Additional Refinitiv datasets and services used in the development of the COVID-19 Company News Tracker include:
- Thomson Reuters Business Classification (TRBC), a comprehensive sector and industry classification.
- Refinitiv Knowledge Graph, a Proof of Concept (PoC) available in the company’s Data Exploration Tool.
- Refinitiv company fundamentals.
- Refinitiv Intelligent Tagging, which uses NLP, text analytics and data mining to derive meaning from vast amounts of unstructured content.
Combining ML with NLP
The ML model behind the COVID-19 Company News Tracker builds on an existing risk tracking model designed by Refinitiv Labs. The original risk tracker, trained using four million Refinitiv news articles, focused on highlighting financial, environmental, and operational risks.
We have narrowed down the remit of the tracker to COVID-19, and the material issues of risk and opportunity, and produced a new model.
It is based on Google’s open source NLP model, BERT (Bidirectional Encoder Representation from Transformers), a neural language model that generates language representations. BERT is pre-trained on 3.3 billion words from a general domain corpus including Wikipedia and the BookCorpus dataset.

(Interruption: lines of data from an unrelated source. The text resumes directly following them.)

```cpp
void launch_anchor_l1_split(const float* const W[4], const void* xs, float* part, int H, int K, int B, int* ks_out, int np,
                            const unsigned* wmax, const void* wimg, hipStream_t st) {
    const bool wide = split_wide(B, np, wimg != nullptr);
    const int XT = wide ? 16 : split_xt(B, np), NBLK = wide ? cdiv(B, 512) : split_nblk(B, np), KT = K / 32;
    AnchorSplitArgs a;
    for (int i = 0; i < 4; ++i) a.W[i] = W[i];
    a.xs = static_cast<const uint32_t*>(xs);
    a.part = part;
    a.H = H;
    a.K = K;
    a.B = B;
    a.KT = KT;
    a.NBLK = NBLK;
    a.groups_per_mlp = cdiv(H, 32);
    a.wmax = wmax;
    a.wimg = static_cast<const uint32_t*>(wimg);
    const int quads = cdiv(2 * a.groups_per_mlp, 4);
    int ncu = 256;
    {
        int dev = 0;
        if (hipGetDevice(&dev) == hipSuccess) {
            int v = 0;
            if (hipDeviceGetAttribute(&v, hipDeviceAttributeMultiprocessorCount, dev) == hipSuccess && v > 0) ncu = v;
        }
    }
    const int cmin = KT >= 64 ? 4 : 1;
    int ks = cmin;
    double best = -1.0;
    const int nblk_split = split_nblk(B, np);
    for (int c = cmin; c <= 64 && c * 16 <= KT; ++c) {
        const int wgs = 2 * cdiv(KT, cdiv(KT, c)) * quads * nblk_split;
        const int rounds = cdiv(wgs, ncu);
        const double eff = (double)wgs / ((double)rounds * ncu);
        if (eff > best + 1e-9) {
            best = eff;
            ks = c;
        }
    }
    const int tiles_per = cdiv(KT, ks);
    a.Kc = tiles_per * 32;
    a.KS = cdiv(KT, tiles_per);
    *ks_out = a.KS;
    auto launch = [&](auto kern, int ns, int xt) {
        const size_t ldsb = (size_t)ns * (4 * 1024 + 2 * np * xt * 256) * sizeof(float);
        (void)hipFuncSetAttribute((const void*)kern, hipFuncAttributeMaxDynamicSharedMemorySize, (int)ldsb);
        hipLaunchKernelGGL(kern, dim3(2 * a.KS * quads * NBLK), dim3(256), ldsb, st, a);
    };
    if (wide) {
        const size_t ldsb = (size_t)4 * (8 + 2 * 16) * 1024;
        if (hipFuncSetAttribute((const void*)anchor_l1_wide_kernel<4>, hipFuncAttributeMaxDynamicSharedMemorySize, (int)ldsb) == hipSuccess) {
            hipLaunchKernelGGL(anchor_l1_wide_kernel<4>, dim3(2 * a.KS * quads * NBLK), dim3(512), ldsb, st, a);
        } else {
            (void)hipGetLastError();
            const size_t lds3 = (size_t)3 * (8 + 2 * 16) * 1024;
            (void)hipFuncSetAttribute((const void*)anchor_l1_wide_kernel<3>, hipFuncAttributeMaxDynamicSharedMemorySize, (int)lds3);
            hipLaunchKernelGGL(anchor_l1_wide_kernel<3>, dim3(2 * a.KS * quads * NBLK), dim3(512), lds3, st, a);
        }
    } else if (np == 2 && wimg) {
        if (XT == 1) launch(anchor_l1_split_kernel<1, 6, 2, true>, 6, 1);
        else if (XT == 2) launch(anchor_l1_split_kernel<2, 5, 2, true>, 5, 2);
        else if (XT == 4) launch(anchor_l1_split_kernel<4, 4, 2, true>, 4, 4);
        else launch(anchor_l1_split_kernel<8, 3, 2, true>, 3, 8);
    } else if (np == 2) {
        if (XT == 4) launch(anchor_l1_split_kernel<4, 4, 2>, 4, 4);
        else launch(anchor_l1_split_kernel<8, 3, 2>, 3, 8);
    } else if (XT == 2) launch(anchor_l1_split_kernel<2, 5, 3>, 5, 2);
    else launch(anchor_l1_split_kernel<4, 4, 3>, 4, 4);
}

}
```

Measured before the change: 64630 frame-pairs/s.

## Load activation fragments directly to registers in wide anchor kernel, stage only weights in LDS

The wide anchor layer-1 kernel previously staged both weight and activation tiles through LDS via DMA. Now each wave loads its own activation fragments straight from global memory into registers one step ahead, and only the shared weight tiles go through LDS. The wave-to-tile mapping changes from a 2x4 to a 4x2 accumulator layout, the LDS ring shrinks to 3 small slots, and the output store uses 16-byte vector writes when aligned. This cuts LDS footprint and LDS traffic, but exposes global-load latency directly to registers with only one step of prefetch and raises register pressure.

```diff
diff --git a/shasta_amd/csrc/anchor_split.hip b/shasta_amd/csrc/anchor_split.hip
--- a/shasta_amd/csrc/anchor_split.hip
+++ b/shasta_amd/csrc/anchor_split.hip
@@ -428,16 +428,21 @@
     }
 }
 
+
+template <int OFF>
+__device__ __forceinline__ void global_load_x4(u32x4& dst, uint32_t voff, const char* base) {
+    asm volatile("global_load_dwordx4 %0, %1, %2 offset:%3" : "=&v"(dst) : "v"(voff), "s"(base), "n"(OFF) : "memory");
+}
+
 template <int NS>
 __global__ __launch_bounds__(512) void anchor_l1_wide_kernel(AnchorSplitArgs a) {
     constexpr int XT = 16;
-    constexpr int SLOT = (8 + 2 * XT) * 256;
-    constexpr int ND = 5, NR = 12, NM = 24;
-    static_assert(ND * (NS - 1) <= 63, "vmcnt is 6 bits");
+    constexpr int SLOT = 8 * 256;
+    constexpr int NX = 4, NR = 8, NM = 24;
+    static_assert(NS >= 3, "the DMA of step t + NS may still be in flight when step t + 1 is read");
     extern __shared__ __attribute__((aligned(16))) float lds[];
     const int lane = threadIdx.x & 63;
     const int wid = __builtin_amdgcn_readfirstlane(threadIdx.x >> 6);
-    const int rg2 = wid & 1, ig = wid >> 1;
 
     const int ncombo = 2 * a.KS;
     const int combo = blockIdx.x % ncombo, rest = blockIdx.x / ncombo;
@@ -455,48 +460,46 @@
     int mlpw, r0w;
     group_base(wid >> 1, mlpw, r0w);
     const char* wub = reinterpret_cast<const char*>(a.wimg) + (((size_t)mlpw * a.groups_per_mlp + (r0w >> 5)) * a.KT + kt_beg) * 4096 + (wid & 1) * 1024;
-    const char* xub = reinterpret_cast<const char*>(a.xs) + ((((size_t)src * a.NBLK + bblk) * a.KT + kt_beg) * (4 * XT)) * 1024;
-    const uint32_t loff = (uint32_t)(lane * 16);
+    const char* xub = reinterpret_cast<const char*>(a.xs) + ((((size_t)src * a.NBLK + bblk) * a.KT + kt_beg) * (4 * XT) + 8 * wid) * 1024;
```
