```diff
@@ -238,11 +238,54 @@
   t.nty = (ly + pyh - 1) / pyh;
   t.nt = lz * t.nty * t.ntx;
   t.mag = (1024 + t.nty - 1) / t.nty;
+  t.lz = lz;
   return t;
 }
 
 __device__ __forceinline__ bool stem_full(const StemSArgs &a, const StemBlock &b) {
   return b.px0 + S_PX <= a.p1.X && b.py0 + S_PY <= a.p1.Y && b.pz0 + S_PZ <= a.p1.Z;
+}
+
+template <typename SRC>
+__device__ __forceinline__ void stem_fill_live(const StemSArgs &a, const StemBlock &b, unsigned short *tile,
+                                               const unsigned *lut, int tid, unsigned &xmax) {
+  const StemTrim t = stem_trim(a, b);
+  const StemLive lv = stem_live_tile(t.lz, t.nty << (4 - t.pxs), t.ntx << t.pxs);
+  const SRC *src = (const SRC *)a.src;
+  auto fetch = [&](int r, int col, SRC &v, bool &ok) {
+    const int tz = lv.row_z(r), ty = r - tz * lv.ny;
+    const int64_t z = b.gz0 + tz, y = b.gy0 + ty, x = b.gx0 + col;
+    ok = z < a.z_hi && y < a.SY && x < a.SX;
+    const int64_t zc = z < a.z_hi ? z : a.z_hi - 1, yc = y < a.SY ? y : a.SY - 1, xc = x < a.SX ? x : a.SX - 1;
+    v = src[(zc * a.SY + yc) * a.SX + xc];
+    return (tz * S_TY + ty) * S_TP + col;
+  };
+  auto put = [&](int e, SRC v, bool ok) {
+    const unsigned h = stem_norm<SRC>(a, lut, v, ok, xmax);
+    tile[e] = (unsigned short)h;
+    if (sizeof(SRC) != 1) tile[S_TILE + e] = (unsigned short)(h >> 16);
+  };
+  constexpr int NT = 64 * S_WAVES, NB = 8;
+  const int n = lv.rows() << lv.cws;
+  for (int i0 = tid; i0 - tid < n; i0 += NB * NT) {
+    SRC v[NB];
+    bool ok[NB];
+    int e[NB];
+#pragma unroll
+    for (int k = 0; k < NB; ++k) {
+      const int i = min(i0 + k * NT, n - 1);
+      e[k] = fetch(i >> lv.cws, i & ((1 << lv.cws) - 1), v[k], ok[k]);
+    }
+#pragma unroll
+    for (int k = 0; k < NB; ++k) put(e[k], v[k], ok[k]);
+  }
+  if (lv.nx > 64) {
+    const int i = min(tid, 2 * lv.rows() - 1);
+    SRC v;
+    bool ok;
+    const int e = fetch(i >> 1, 64 + (i & 1), v, ok);
+    put(e, v, ok);
+  }
 }
 
 extern __shared__ __attribute__((aligned(16))) unsigned char smem[];
@@ -254,7 +297,7 @@
   const int tid = threadIdx.x, lane = tid & 63;
   const int wave = __builtin_amdgcn_readfirstlane(tid >> 6);
   const int c = lane & 15, g = lane >> 4;
-  const int nblocks = a.nbx * a.nby * a.nbz;
+  const int nblocks = a.walk.blocks();
   int q = blockIdx.x;
   if (q >= nblocks) return;
   constexpr bool INT = sizeof(SRC) == 1;
@@ -360,7 +403,7 @@
       const int xh = task & 1;
       t.pzl = row / S_PY; t.pyl = row % S_PY; t.pxl = 16 * xh + c; t.live = true;
       t.base = 2 * (((2 * t.pzl) * S_TY + 2 * t.pyl) * S_TP + 2 * (16 * xh + c));
-      t.xrel = (int)(blk.gx0 + 2 * (16 * xh + c) + 3 - a.SX);
+      t.xrel = (int)(blk.gx0 + 3 - a.SX) + 2 * (16 * xh + c);
       t.yrel = (int)(blk.gy0 + 2 * t.pyl + 3 - a.SY);
       t.zrel = (int)(blk.gz0 + 2 * t.pzl + 3 - a.z_hi);
       return t;
@@ -377,7 +420,7 @@
       t.pyl = (ty << (4 - trm.pxs)) + (c >> trm.pxs);
       t.pxl = (tx << trm.pxs) + (c & ((1 << trm.pxs) - 1));
       t.base = 2 * (((2 * t.pzl) * S_TY + 2 * t.pyl) * S_TP + 2 * t.pxl);
-      t.xrel = (int)(blk.gx0 + 2 * t.pxl + 3 - a.SX);
+      t.xrel = (int)(blk.gx0 + 3 - a.SX) + 2 * t.pxl;
       t.yrel = (int)(blk.gy0 + 2 * t.pyl + 3 - a.SY);
       t.zrel = (int)(blk.gz0 + 2 * t.pzl + 3 - a.z_hi);
       return t;
@@ -521,8 +564,8 @@
 #pragma unroll
             for (int b = 0; b < 3; ++b) poolf[b] = sh2n[b];
           }
-          if (sub == 3) stem_write_rows<!INT>(tnext, wrow0, S_RPT * ti, lane, hb);
-          if (sub == 5) {
+          if (!TRIM && sub == 3) stem_write_rows<!INT>(tnext, wrow0, S_RPT * ti, lane, hb);
+          if (!TRIM && sub == 5) {
 #pragma unroll
             for (int k = 0; k < S_RPT; ++k) {
               unsigned t = sizeof(SRC) == 1 ? (unsigned)rr.v[k] : __builtin_bit_cast(unsigned, (float)rr.v[k]);
@@ -531,7 +574,7 @@
             }
             stem_convert_rows<SRC>(a, conv2 ? nx2 : nxt, lut, rr, hb, xmax);
           }
-          if (sub == 7) stem_load_rows<SRC>(lbase, ltab, lxc, lidx, rr);
+          if (!TRIM && sub == 7) stem_load_rows<SRC>(lbase, ltab, lxc, lidx, rr);
           __builtin_amdgcn_sched_barrier(0);
         }
       }
@@ -548,37 +591,21 @@
         for (int b = 0; b < 3; ++b) pv[b] = poolf[b] + sh2g[b];
         x8::store12_sel(a.p1, a.p1.vox(pz, py, px), g, pv, ovf,
                         t7.live && pz < a.p1.Z && py < a.p1.Y && px < a.p1.X, a.dump);
-      }
-      if (TRIM && ntask < S_TASKS) {
-        stem_write_rows<!INT>(tnext, wrow0, S_RPT * ntask, lane, hb);
-        constexpr int FB = INT ? S_TASKS - 1 : 4;
-        StemRows<SRC> f8;
-        stem_load_rows<SRC>(base_2, tab_2, nx2.xc, 0, f8);
-        stem_load_rows<SRC>(base_2, tab_2, nx2.xc, S_RPT, rr);
-#pragma unroll
-        for (int j0 = 0; j0 < S_TASKS - 1; j0 += FB) {
-          StemRows<SRC> fr[FB];
-#pragma unroll
-          for (int j = 0; j < FB; ++j)
-            if (j0 + j < S_TASKS - 1 && ntask + 1 + j0 + j < S_TASKS)
-              stem_load_rows<SRC>(base_n, tab_n, nxt.xc, S_RPT * (ntask + 1 + j0 + j), fr[j]);
-#pragma unroll
-          for (int j = 0; j < FB; ++j)
-            if (j0 + j < S_TASKS - 1 && ntask + 1 + j0 + j < S_TASKS) {
-              StemBits fb;
-              stem_convert_rows<SRC>(a, nxt, lut, fr[j], fb, xmax);
-              stem_write_rows<!INT>(tnext, wrow0, S_RPT * (ntask + 1 + j0 + j), lane, fb);
-            }
-        }
-        stem_convert_rows<SRC>(a, nx2, lut, f8, hb, xmax);
       }
     };
     if (a.trim && !stem_full(a, blk)) block_pass(std::true_type{}, std::true_type{});
     else if (interior) block_pass(std::false_type{}, std::false_type{});
     else block_pass(std::true_type{}, std::false_type{});
     if (!has_next) break;
-    stem_store_edge<SRC>(a, tnext, lut, wrow0, lane, ee, xmax);
-    stem_load_edge<SRC>(a, nx2, wrow0, lane, ee);
+    if (a.trim && q >= a.walk.full()) {
+      int ft = lane, qf = qn;
+      asm volatile("" : "+v"(ft), "+s"(qf));
+      ft += 64 * wave;
+      stem_fill_live<SRC>(a, stem_block(a, qf, 0), tiles + (cur ^ 1) * 2 * S_TILE, lut, ft, xmax);
+    } else {
+      stem_store_edge<SRC>(a, tnext, lut, wrow0, lane, ee, xmax);
+      stem_load_edge<SRC>(a, nx2, wrow0, lane, ee);
+    }
     __syncthreads();
     q = qn;
     blk = nxt;
@@ -1607,11 +1634,10 @@
       }
       a.p1 = p1;
       a.flag = flag; a.xlim = st->xlim; a.dump = (unsigned char *)dumpv;
-      a.nbx = (int)ceil_div64(px.P1, S_PX); a.nby = (int)ceil_div64(py.P1, S_PY);
-      a.nbz = (int)ceil_div64(pz.P1, S_PZ);
+      a.walk = stem_walk((int)ceil_div64(px.P1, S_PX), (int)ceil_div64(py.P1, S_PY), (int)ceil_div64(pz.P1, S_PZ),
+                         px.P1 % S_PX != 0, py.P1 % S_PY != 0, pz.P1 % S_PZ != 0, edge_blocks != 0);
       a.trim = edge_blocks;
-      const unsigned grid = (unsigned)std::min<int64_t>((int64_t)a.nbx * a.nby * a.nbz,
-                                                        (int64_t)ctx->n_cu);
+      const unsigned grid = (unsigned)std::min<int64_t>((int64_t)a.walk.blocks(), (int64_t)ctx->n_cu);
       TimedLaunch tl(ctx, "vggs_stem_pool");
       if (src_dtype == FPL_U8)
         vggs_stem_pool<uint8_t><<<grid, 64 * S_WAVES, S_SMEM, stream>>>(a);
```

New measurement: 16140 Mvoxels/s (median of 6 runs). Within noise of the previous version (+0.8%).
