struct EngScratch {
    unsigned char* slab;
    size_t stride;
    size_t oMasks;
    size_t oTabs;
    size_t oHdrs;
    size_t oHists;
    size_t oTabHash;
    size_t oDc;
    size_t oKd;
    size_t oMinfo;
    size_t oTileFirst;
    size_t oTrialAll;
    size_t oRecs;
    size_t oSlowWs;
    size_t oPerm;
    size_t oDcBits;
    size_t oItems;
    uint32_t maxwords, maxtiles;
};
inline size_t eng_scratch_layout(EngScratch& sc, uint32_t maxwords, uint64_t maxu) {
    sc.maxwords = maxwords;
    sc.maxtiles = (uint32_t)(maxu / DC_TILE + 4);
    const size_t maxn = (size_t)maxwords * 32;
    size_t o = 0;
    auto take = [&](size_t bytes) { const size_t at = o; o = (o + bytes + 255) & ~(size_t)255; return at; };
    sc.oRecs = take(2 * sizeof(Cand));
    sc.oTabHash = take(sizeof(unsigned long long) * MAXT);
    sc.oTabs = take(sizeof(Tab) * (MAXT + ENG_NW));
    sc.oTileFirst = take(4 * (size_t)sc.maxtiles);
    sc.oMinfo = take(4 * maxn);
    sc.oPerm = take(4 * maxn);
    sc.oItems = take(4 * ((size_t)maxwords + 64));
    sc.oDc = take(2 * maxn * LCN);
    sc.oKd = take(2 * maxn);
    sc.oDcBits = take(4 * (size_t)maxwords * 2 * DCN);
    sc.oMasks = take(4 * (size_t)(MAXM + 2) * maxwords);
    sc.oHists = take(4 * (size_t)(MAXM + 2) * 320);
    sc.oHdrs = take(sizeof(Hdr) * MAXH);
    sc.oTrialAll = take(4 * (size_t)MAXT * 56);
    sc.oSlowWs = take(sizeof(TreeWs<290, 584>) * ENG_NW);
    sc.stride = (o + ((size_t)2 << 20) - 1) & ~(((size_t)2 << 20) - 1);
    return sc.stride;
}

Watch — The economic impact of coronavirus: What can news data tell us?
Training the ML model
While a generic version of BERT is readily available, Refinitiv Labs used 2.7 million relevant words from the Refinitiv News Archive to pre-train a new BERT model (BERT-RNA), and make it more attuned to the language of news stories. BERT-RNA was then fine-tuned with the 7,500 annotated article examples in order to focus its scope on COVID-19.
Based on these features, the COVID-19 Company News Tracker automatically reads news to determine whether an article contains a COVID-19 risk or opportunity for the companies or industries mentioned.
The tracker is available in the MacroVitals app within Refinitiv’s Eikon and Workspace solutions, and enables users to perform company and industry searches to:
- Track risk and opportunity trends over time, and compare company results against those of their peers.
- Analyze risks and opportunities mentioned in news articles about supply chains.
- Read the latest news headlines and stories relevant to their interests.
Creating ML models at speed
Investing time in training and fine tuning the COVID-19 tracker has strengthened Refinitiv Labs’ capability to further enhance the model, and develop new models in the future at ever greater speed.
We are currently investigating a number of potential improvements to the tracker, including the ability to determine the temporal nature of news stories, or to show customers when the data relates to past events, ongoing events or developments expected in future.
In the long run, unforeseen, high-impact events will continue to create volatility in financial markets. Refinitiv customers using the Labs’ ML models will have the advantage of being able to read the situation quickly, and respond at speed.